George Bush is smart enough to know that the political stakes have changed since Reagan, Carter and Nixon declared their wars on drugs. Today the streets are so frightening and cocaine crime is so prevalent that American voters are ready to blame somebody if things don't improve—and that somebody is likely to be the president.
Four years isn't enough time to stamp out crack, but it's enough to learn if George Bush means business. Judging by this week's announcement, war is heck.
Another true chronicle in America's War on Drugs:
An appeals court has rebuked the Broward Sheriffs Office for permitting female undercover officers to randomly search the crotches of airport travelers.
And you thought the Hare Krishnas were annoying.
For years now, eagle-eyed BSO deputies have been scouting for suspicious trouser bulges on the theory that drug smugglers often hide the booty between their legs. When a likely lump is located, the suspect is pulled aside and an official grope is conducted.
That's what happened to one Anthony Lewis Tognaci in 1987 while he waited for a USAir flight at Fort Lauderdale-Hollywood International Airport. Unknown to Tognaci, the dimensions of his groin had caught the eye of BSO Lt.Vicki Cutcliffe.
According to court records, Cutcliffe approached Tognaci after noticing an unusual prominence in his pants. Tognaci consented to a search, and while patting him down Cutcliffe felt something "crinkly" located "a little bit higher than where his male organs would be, normally"

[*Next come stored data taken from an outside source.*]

OK, ERR_UNSUPPORTED, ERR_BADARG = 0, -1, -2
SRC_F32, SRC_U8, SRC_MIX = 0, 1, 2
ACT_NONE, ACT_RELU, ACT_LRELU, ACT_SIGMOID = 0, 1, 2, 3
H5_ENC1_FWD, H5_ENC1_BWD_DATA, H5_DEC0_FWD, H5_DEC0_BWD_SKIP, H5_DEC0_BWD_LOW = 1, 2, 3, 4, 5
H5_ENC1_BWD_DATA_POOLED = 6
H5_ENC2_FWD, H5_ENC2_BWD_DATA_POOLED, H5_DEC1_FWD, H5_DEC1_BWD_SKIP, H5_DEC1_BWD_LOW, H5_DEC1_FWD_F32B = 7, 8, 9, 10, 11, 12

vp = C.c_void_p
i32 = C.c_int32
i64 = C.c_int64
f32 = C.c_float


class Dropout(C.Structure):
    _fields_ = [("p", C.c_float), ("site", C.c_uint32), ("seed", C.c_uint64), ("step", C.c_void_p),
                ("base", C.c_uint32), ("reserved", C.c_uint32)]


class ConvDesc(C.Structure):
# ... 36 lines not shown
OBJ_TRACK_FIELDS, OBJ_TRACK_MAX_FRAMES = 8, 1 << 17
SALIENCY_SIDE, SALIENCY_MAX_T = 64, 1024
BOUNDARY_MAX_TOL, BOUNDARY_MAX_TOL_PX = 16, 128
FIT_SIDE, FIT_MAX_SIDE, FIT_RADIUS, FIT_MAP_F32, FIT_MAP_U8 = 64, 4096, 2, 0, 1
TEMPORAL_SIDE, TEMPORAL_MAX_RADIUS = 64, 8
OVERLAY_ONLY, OVERLAY_SIDE, OVERLAY_TRIPLE, OVERLAY_MAX_OUTLINE, OVERLAY_NONTEMPORAL = 1, 2, 3, 4, 1


class ReduceJob(C.Structure):
    _fields_ = [("slab", C.c_void_p), ("dst", C.c_void_p), ("nslab", i32), ("stride", i32), ("count", i32),
                ("accumulate", i32)]
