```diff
diff --git a/cenet_amd/csrc/gemm.hip b/cenet_amd/csrc/gemm.hip
--- a/cenet_amd/csrc/gemm.hip
+++ b/cenet_amd/csrc/gemm.hip
@@ -21,6 +21,13 @@
 static thread_local char g_last_kernel[96] = "";
 extern "C" const char* cenet_gemm_last_kernel(void) { return g_last_kernel; }
 static inline const char* tf(bool b) { return b ? "true" : "false"; }
+
+int g_cenet_stream_wgs = 0;
+extern "C" int cenet_gemm_stream_wgs(int n) {
+  if (n < 0) return CENET_EINVAL;
+  g_cenet_stream_wgs = n;
+  return CENET_OK;
+}
 
 #ifdef CENET_RING_STAMPS
 static unsigned long long* g_stamp_buf = nullptr;
@@ -211,8 +218,9 @@
   const bool im = B->mode != 0;
   int rc;
   static const bool stream_off = getenv("CENET_GEMM_NO_STREAM") != nullptr;
+  static const char* stream_min = getenv("CENET_STREAM_MIN_TILES");
   const bool rstream = ring && !stream_off && !E->atomic && nkb == 1 && splits <= 1 && !g.ring_unal && (K == 64 || K == 128) &&
-                       (long)cdiv(M, 64) * cdiv(N, 64) * nbatch >= 768;
+                       (long)cdiv(M, 64) * cdiv(N, 64) * nbatch >= (stream_min ? atol(stream_min) : 768);
   if (rstream) {
     snprintf(g_last_kernel, sizeof g_last_kernel, "gemm_ring_stream_kernel<%s, %s, %s, %d>", tf(akf), tf(bkf), tf(swap), K / 64);
     rc = akf ? (bkf ? cenet_gemm_launch_ring_kk(g, 0, 0, nbatch, swap, stream) : cenet_gemm_launch_ring_kr(g, 0, 0, nbatch, swap, stream))
diff --git a/cenet_amd/csrc/gemm_core.h b/cenet_amd/csrc/gemm_core.h
--- a/cenet_amd/csrc/gemm_core.h
+++ b/cenet_amd/csrc/gemm_core.h
@@ -457,6 +457,149 @@
   }
 }
 
+struct StreamEpiRegs {
+  float bb[2][4];
+  float rs[2][4];
+  unsigned long long rr[2][2];
+  float bs;
+};
+enum { STREAM_EPI_STORES = 2 };
+
+__device__ __forceinline__ float stream_ld_f32(const float* q) {
+#ifdef CENET_HOSTSIM_BUILD
+  return *q;
+#else
+  float v;
+  asm volatile("global_load_dword %0, %1, off" : "=v"(v) : "v"(q) : "memory");
+  return v;
+#endif
+}
+__device__ __forceinline__ unsigned long long stream_ld_b64(const void* q) {
+  unsigned long long v;
+#ifdef CENET_HOSTSIM_BUILD
+  memcpy(&v, q, 8);
+#else
+  asm volatile("global_load_dwordx2 %0, %1, off" : "=v"(v) : "v"(q) : "memory");
+#endif
+  return v;
+}
+
+template <bool SWAP>
+__device__ __forceinline__ void stream_epi_prefetch(const GemmArgs& g, StreamEpiRegs& p, bool live, int m0, int n0, int bo, int bi,
+                                                    int batch, int wave, int lane) {
+  const cenet_epi_t& E = g.E;
+  const int wm = wave >> 1, wn = wave & 1, fr = lane & 15, fq = lane >> 4;
+  const int rwave = m0 + wm * 32 + (SWAP ? fr : fq * 4);
+  const int cwave = n0 + wn * 32 + (SWAP ? fq * 4 : fr);
+  const int bsr = E.bscale ? E.bscale_rows : 0;
+  const float* one = &ring_one;
+  p.bs = stream_ld_f32((live && E.bscale && bsr == 0) ? E.bscale + batch : one);
+  {
+    const bool on = live && E.bias != nullptr;
+    const int along = (SWAP != (bool)E.bias_on_row) ? 1 : 0;
+    const float* b = on ? E.bias + (E.bias_on_row ? rwave : cwave) : one;
+    const int sx = on ? 16 : 0, sr = on ? along : 0;
+#pragma unroll
+    for (int x = 0; x < 2; ++x)
+#pragma unroll
+      for (int r = 0; r < 4; ++r) p.bb[x][r] = stream_ld_f32(b + sx * x + sr * r);
+  }
+  {
+    const float* q[2][4];
+#pragma unroll
+    for (int i = 0; i < 2; ++i)
+#pragma unroll
+      for (int r = 0; r < (SWAP ? 1 : 4); ++r) q[i][r] = one;
+    if (live && bsr > 0) {
+#pragma unroll
+      for (int i = 0; i < 2; ++i)
+#pragma unroll
+        for (int r = 0; r < (SWAP ? 1 : 4); ++r) q[i][r] = E.bscale + (rwave + 16 * i + r) / bsr;
+    }
+#pragma unroll
+    for (int i = 0; i < 2; ++i)
+#pragma unroll
+      for (int r = 0; r < (SWAP ? 1 : 4); ++r) p.rs[i][r] = stream_ld_f32(q[i][r]);
+  }
+  {
+    const bool on = live && E.R != nullptr;
+    const bf16_t* rrow = on ? (const bf16_t*)E.R + (long)bo * E.srb + (long)bi * E.srb2 + (long)rwave * E.srr + (long)cwave * E.src
+                            : (const bf16_t*)ring_zero16;
+    const long ri = on ? 16 * E.srr : 0, rj = on ? 16 * E.src : 0;
+#pragma unroll
+    for (int j = 0; j < 2; ++j)
+#pragma unroll
+      for (int i = 0; i < 2; ++i) p.rr[i][j] = stream_ld_b64(rrow + i * ri + j * rj);
+  }
+}
+
+template <bool SWAP, int N>
+__device__ __forceinline__ void stream_epi_landed(StreamEpiRegs& p) {
+#ifndef CENET_HOSTSIM_BUILD
+  asm volatile("s_waitcnt vmcnt(%[n])"
+               : "+v"(p.bs), "+v"(p.bb[0][0]), "+v"(p.bb[0][1]), "+v"(p.bb[0][2]), "+v"(p.bb[0][3]), "+v"(p.bb[1][0]),
+                 "+v"(p.bb[1][1]), "+v"(p.bb[1][2]), "+v"(p.bb[1][3])
+               : [n] "n"(N));
+  asm volatile("" : "+v"(p.rr[0][0]), "+v"(p.rr[0][1]), "+v"(p.rr[1][0]), "+v"(p.rr[1][1]), "+v"(p.rs[0][0]), "+v"(p.rs[1][0]));
+  if (!SWAP)
+    asm volatile("" : "+v"(p.rs[0][1]), "+v"(p.rs[0][2]), "+v"(p.rs[0][3]), "+v"(p.rs[1][1]), "+v"(p.rs[1][2]), "+v"(p.rs[1][3]));
+#endif
+}
+
+template <bool SWAP>
+__device__ __forceinline__ void stream_epi_finish(const GemmArgs& g, f32x4 (&acc)[2][2], const StreamEpiRegs& p, bf16_t* tile, int m0,
+                                                  int n0, int bo, int bi, int wave, int lane) {
+  constexpr int BI = 64, BO = 64, TP = BI + 8, CPR = BI / 8;
+  const cenet_epi_t& E = g.E;
+  const int wm = wave >> 1, wn = wave & 1, fr = lane & 15, fq = lane >> 4;
+  const int bsr = E.bscale ? E.bscale_rows : 0;
+  const float bs = p.bs, scale = E.alpha * bs;
+#pragma unroll
+  for (int j = 0; j < 2; ++j)
+#pragma unroll
+    for (int i = 0; i < 2; ++i) {
+      float v[4];
+#pragma unroll
+      for (int r = 0; r < 4; ++r) v[r] = acc[i][j][r];
+      if (E.bias) {
+#pragma unroll
+        for (int r = 0; r < 4; ++r) v[r] = v[r] * E.alpha + (E.bias_on_row ? p.bb[i][r] : p.bb[j][r]);
+#pragma unroll
+        for (int r = 0; r < 4; ++r) v[r] *= bs;
+      } else {
+#pragma unroll
+        for (int r = 0; r < 4; ++r) v[r] *= scale;
+      }
+      if (bsr > 0) {
+#pragma unroll
+        for (int r = 0; r < 4; ++r) v[r] *= p.rs[i][SWAP ? 0 : r];
+      }
+      if (E.R) {
+        const unsigned u0 = (unsigned)p.rr[i][j], u1 = (unsigned)(p.rr[i][j] >> 32);
+        v[0] += cenet_bf2f(u0 & 0xFFFFu), v[1] += cenet_bf2f(u0 >> 16);
+        v[2] += cenet_bf2f(u1 & 0xFFFFu), v[3] += cenet_bf2f(u1 >> 16);
+      }
+      const int in0 = (SWAP ? wn * 32 + j * 16 : wm * 32 + i * 16) + fq * 4;
+      const int out0 = (SWAP ? wm * 32 + i * 16 : wn * 32 + j * 16) + fr;
+      st4v(tile + out0 * TP + in0, v);
+    }
+  ring_barrier_lds();
+  const long so = SWAP ? E.scr : E.scc;
+  bf16_t* cb = (bf16_t*)E.C + (long)bo * E.scb + (long)bi * E.scb2 + (long)(SWAP ? m0 : n0) * so + (SWAP ? n0 : m0);
+  static_assert(BO * CPR == 256 * STREAM_EPI_STORES, "store instructions per wave and tile");
+  unsigned q[STREAM_EPI_STORES][4];
+#pragma unroll
+  for (int s = 0; s < STREAM_EPI_STORES; ++s) {
+    const int c = s * 256 + wave * 64 + lane;
+    memcpy(q[s], tile + (c / CPR) * TP + 8 * (c % CPR), 16);
+  }
+#pragma unroll
+  for (int s = 0; s < STREAM_EPI_STORES; ++s) {
+    const int c = s * 256 + wave * 64 + lane;
+    memcpy(cb + (long)(c / CPR) * so + 8 * (c % CPR), q[s], 16);
+  }
+}
+
 template <typename OpT, int BM, int BN, bool B_IM2COL, bool SWAP, int KT>
 __global__ __launch_bounds__(256, (BM * BN >= 128 * 128 ? 2 : 1)) void gemm_kernel(GemmArgs g) {
   static_assert(KT == 32 || (KT == 64 && !B_IM2COL), "K step: 32, or 64 for plain operands");
diff --git a/cenet_amd/csrc/gemm_ring.h b/cenet_amd/csrc/gemm_ring.h
--- a/cenet_amd/csrc/gemm_ring.h
+++ b/cenet_amd/csrc/gemm_ring.h
@@ -61,6 +61,17 @@
                  : "v"((unsigned)(__UINTPTR_TYPE__)(const __attribute__((address_space(3))) unsigned char*)a));
     f[4 * h + 0] = v[0], f[4 * h + 1] = v[1], f[4 * h + 2] = v[2], f[4 * h + 3] = v[3];
   }
+  return f;
+#endif
+}
+__device__ __forceinline__ bf16x8 ring_frag_kf_inflight(const unsigned char* img, int r0, int kc, int lane) {
+#ifdef CENET_HOSTSIM_BUILD
+  return ring_frag_kf(img, r0, kc, lane);
+#else
+  const int row = r0 + (lane & 15), c = kc * 4 + (lane >> 4);
+  const unsigned char* a = img + (row * 8 + (c ^ kf_key(row))) * 16;
+  bf16x8 f;
+  asm volatile("ds_read_b128 %0, %1" : "=v"(f) : "v"((unsigned)(__UINTPTR_TYPE__)(const __attribute__((address_space(3))) unsigned char*)a));
   return f;
 #endif
 }
@@ -347,6 +358,7 @@
   constexpr int BM = 64, BN = 64, MI = 2, NJ = 2;
   constexpr int ABYTES = BM * 128, STAGE = (BM + BN) * 128;
   __shared__ __attribute__((aligned(1024))) unsigned char lds[2 * T * STAGE];
+  __shared__ __attribute__((aligned(16))) bf16_t cimg[64 * (64 + 8)];
   const int tid = threadIdx.x, lane = tid & 63;
 #ifdef CENET_HOSTSIM_BUILD
   const int wave = tid >> 6;
@@ -355,6 +367,7 @@
 #endif
   const int wm = wave >> 1, wn = wave & 1;
   const long lda = AKF ? g.A.sr : g.A.sc, ldb = BKF ? g.B.sc : g.B.sr;
+  const bool stage_ok = g.cvec8 && g.cvec && !g.E.atomic && !g.E.cmode && g.E.act == ACT_NONE;
   const long kstepA = AKF ? 1 : lda, kstepB = BKF ? 1 : ldb;
   auto tile_of = [&](int vt) -> int {
     if ((gridDim.x & 7) == 0 && total_tiles >= 64) {
@@ -374,7 +387,7 @@
     w.n0 = bx * BN;
     return w;
   };
-  auto issue = [&](const Where& w, int set) __attribute__((always_inline)) {
+  auto issue = [&](const Where& w, int set, bool real) __attribute__((always_inline)) {
     const bf16_t* baseA = (const bf16_t*)g.A.ptr + (long)w.bo * g.A.sb + (long)w.bi * g.A.sb2;
     const bf16_t* baseB = (const bf16_t*)g.B.ptr + (long)w.bo * g.B.sb + (long)w.bi * g.B.sb2;
     const RingSrc<MI> sa = ring_src<AKF, BM>(baseA, lda, w.m0, g.M, wave, lane);
@@ -382,27 +395,28 @@
 #pragma unroll
     for (int kt = 0; kt < T; ++kt) {
       unsigned char* img = lds + (set * T + kt) * STAGE;
-      ring_issue<AKF, BM>(sa, (long)kt * 64 * kstepA, 64, false, img, wave, lane, false, nullptr);
-      ring_issue<BKF, BN>(sb, (long)kt * 64 * kstepB, 64, false, img + ABYTES, wave, lane, false, nullptr);
+      ring_issue<AKF, BM>(sa, (long)kt * 64 * kstepA, real ? 64 : 0, !real, img, wave, lane, false, nullptr);
+      ring_issue<BKF, BN>(sb, (long)kt * 64 * kstepB, real ? 64 : 0, !real, img + ABYTES, wave, lane, false, nullptr);
     }
   };
   int vt = blockIdx.x;
   if (vt >= total_tiles) return;
   Where cur = where(tile_of(vt));
-  issue(cur, 0);
-  ring_wait_vm<0>();
+  issue(cur, 0, true);
+  ring_wait_vm_seen<0>();
   RingClock clk;
   clk.start();
   int set = 0, trips = 0;
   for (; vt < total_tiles; vt += gridDim.x, set ^= 1, ++trips) {
     ring_barrier();
     clk.lap(RSEG_BARRIER);
+    const bool staged = stage_ok && cur.m0 + BM <= g.M && cur.n0 + BN <= g.N;
+    StreamEpiRegs er;
+    stream_epi_prefetch<SWAP>(g, er, staged, cur.m0, cur.n0, cur.bo, cur.bi, cur.batch, wave, lane);
     const int nvt = vt + gridDim.x;
-    Where nxt = cur;
-    if (nvt < total_tiles) {
-      nxt = where(tile_of(nvt));
-      issue(nxt, set ^ 1);
-    }
+    const bool more = nvt < total_tiles;
+    const Where nxt = where(tile_of(more ? nvt : vt));
+    issue(nxt, set ^ 1, more);
     clk.lap(RSEG_ISSUE);
     f32x4 acc[MI][NJ];
 #pragma unroll
@@ -418,14 +432,14 @@
         bf16x8 a[MI], b[NJ];
 #pragma unroll
         for (int i = 0; i < MI; ++i)
-          a[i] = AKF ? ring_frag_kf(Ai, wm * 32 + i * 16, kc, lane) : ring_frag_rf_inflight<BM>(Ai, wm * 32 + i * 16, kc, lane);
+          a[i] = AKF ? ring_frag_kf_inflight(Ai, wm * 32 + i * 16, kc, lane) : ring_frag_rf_inflight<BM>(Ai, wm * 32 + i * 16, kc, lane);
 #pragma unroll
         for (int j = 0; j < NJ; ++j)
-          b[j] = BKF ? ring_frag_kf(Bi, wn * 32 + j * 16, kc, lane) : ring_frag_rf_inflight<BN>(Bi, wn * 32 + j * 16, kc, lane);
-#pragma unroll
-        for (int i = 0; i < MI; ++i) ring_frag_landed<AKF>(a[i]);
-#pragma unroll
-        for (int j = 0; j < NJ; ++j) ring_frag_landed<BKF>(b[j]);
+          b[j] = BKF ? ring_frag_kf_inflight(Bi, wn * 32 + j * 16, kc, lane) : ring_frag_rf_inflight<BN>(Bi, wn * 32 + j * 16, kc, lane);
+#pragma unroll
+        for (int i = 0; i < MI; ++i) ring_frag_landed<false>(a[i]);
+#pragma unroll
+        for (int j = 0; j < NJ; ++j) ring_frag_landed<false>(b[j]);
         clk.lap(RSEG_READS);
 #pragma unroll
         for (int j = 0; j < NJ; ++j)
@@ -436,23 +450,32 @@
         clk.lap(RSEG_MFMA);
       }
     }
-    ring_wait_vm<0>();
-    clk.lap(RSEG_WAIT);
-    gemm_epilogue<bf16_t, BM, BN, SWAP, false>(g, acc, (float*)nullptr, cur.m0, cur.n0, cur.bo, cur.bi, cur.batch, wave, lane);
-    clk.lap(RSEG_REST);
+    stream_epi_landed<SWAP, 4 * T>(er);
+    if (staged) {
+      stream_epi_finish<SWAP>(g, acc, er, cimg, cur.m0, cur.n0, cur.bo, cur.bi, wave, lane);
+      clk.lap(RSEG_REST);
+      ring_wait_vm_seen<STREAM_EPI_STORES>();
+      clk.lap(RSEG_WAIT);
+    } else {
+      gemm_epilogue<bf16_t, BM, BN, SWAP, false>(g, acc, (float*)nullptr, cur.m0, cur.n0, cur.bo, cur.bi, cur.batch, wave, lane);
+      clk.lap(RSEG_REST);
+      ring_wait_vm_seen<0>();
+      clk.lap(RSEG_WAIT);
+    }
     if (trips == 0) clk.first_step_done();
     cur = nxt;
   }
   clk.store(g, blockIdx.x, gridDim.x, trips, tid);
 }
 
+extern int g_cenet_stream_wgs;
 template <bool AKF, bool BKF, bool SWAP>
 static int launch_ring_stream(const GemmArgs& g, int nbatch, hipStream_t stream) {
   const int tx = cdiv(g.N, 64), ty = cdiv(g.M, 64);
   const long total = (long)tx * ty * nbatch;
   if (total > (1L << 30)) return CENET_EUNSUPPORTED;
   static const char* ge = getenv("CENET_STREAM_WGS");
-  long wgs = ge ? atol(ge) : 1024;
+  long wgs = g_cenet_stream_wgs > 0 ? g_cenet_stream_wgs : (ge ? atol(ge) : 1024);
   if (wgs > total) wgs = total;
   if (wgs >= 8) wgs &= ~7L;
   if (g.K == 64) CENET_LAUNCH((gemm_ring_stream_kernel<AKF, BKF, SWAP, 1>), dim3((unsigned)wgs), dim3(256), stream, g, tx, ty, (int)total);
diff --git a/cenet_amd/kern.py b/cenet_amd/kern.py
--- a/cenet_amd/kern.py
+++ b/cenet_amd/kern.py
@@ -155,6 +155,10 @@
     return _lib.lib().cenet_gemm_last_kernel().decode()
 
 
+def gemm_stream_wgs(n: int = 0) -> None:
+    _lib.check(_lib.lib().cenet_gemm_stream_wgs(int(n)), "cenet_gemm_stream_wgs")
+
+
 def last_conv_kernel() -> str:
     return _lib.lib().cenet_conv_last_kernel().decode()
 
diff --git a/include/cenet_hip.h b/include/cenet_hip.h
--- a/include/cenet_hip.h
+++ b/include/cenet_hip.h
@@ -45,6 +45,7 @@
 int cenet_gemm_bf16(const cenet_mat_t* A, const cenet_mat_t* B, const cenet_epi_t* E, int M, int N, int K,
                     int nbatch, int nb_inner, int nkb, int splits, cenet_stream_t stream);
 const char* cenet_gemm_last_kernel(void);
+int cenet_gemm_stream_wgs(int n);
 
 typedef struct {
   const void* A;
```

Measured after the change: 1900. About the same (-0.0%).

The possibilities seemed limited.
The young man was taken away and strip-searched. Police found 112 grams of cocaine, and charged Tognaci with drug trafficking. He pleaded no contest and was sentenced to 3 '/> years.
He appealed the case, arguing that Lt. Cutcliffe's search "exceeded its scope." In a ruling handed down last week, the Fourth District Court of Appeal upheld Tognaci's conviction, saying "it is not clear from the evidence that the officer actually touched appellant's genitals."
However, the court expressed serious concerns about the BSO's crotch patrol, because travelers who consent to being searched aren't informed that it will focus on "this most private area of the body."
The judges also questioned the value of such methods in drug enforcement. They cited Lt. Cutcliffe's testimony that she had searched "hundreds of men's crotches without discovering any contraband."
Said the court: "We emphasize that these encounters are random, not generated by any articulable suspicion of wrongdoing, not by a drug courier profile, nor by a fear of the officer's safety."
Rather, the searches are motivated only by the contour of a suspect's pants. Sternly the judges added: "And at least based upon the hundreds of searches which not do not produce any drugs, we conclude from the testimony that the genital search is not a very effective investigative tool [the court's word, not mine] … "
For her part, Lt. Cutcliffe doesn't seem to mind below-the-belt surveillance. She said it's easier for her to do it because most male deputies are reluctant to search a male suspect so intimately.
Nonsmugglers seldom complain—flattered, perhaps, that the natural topography of their trousers made someone think they were carrying something extra.
Still, problems extend beyond the appellate court's Fourth Amendment concerns. Now that the BSO strategy has been publicized, lots of very lonely guys are probably heading for the Fort Lauderdale airport in the hopes of being frisked, and frisked slowly, by Lt. Cutcliffe.
Then there's the more delicate public-relations challenge. Some tourists who come to South Florida might not wish to be groped as they disembark. Should we warn them to wear baggy pants? To avoid crinkly underwear? To carry their cellular phones in a back pocket?
It's an unusual welcome, that's for sure. When you get off the plane in Hawaii, you get a lei around your neck. Here in Florida you get a hand on your zipper.
In spite of the court's warning, Sheriff Nick Navarro has announced no plans to terminate the crotch patrol. So if you're passing through the airport, don't be shocked if a female cop stops you and whispers: "Is that a kilo in your pants, or are you just glad to see me?"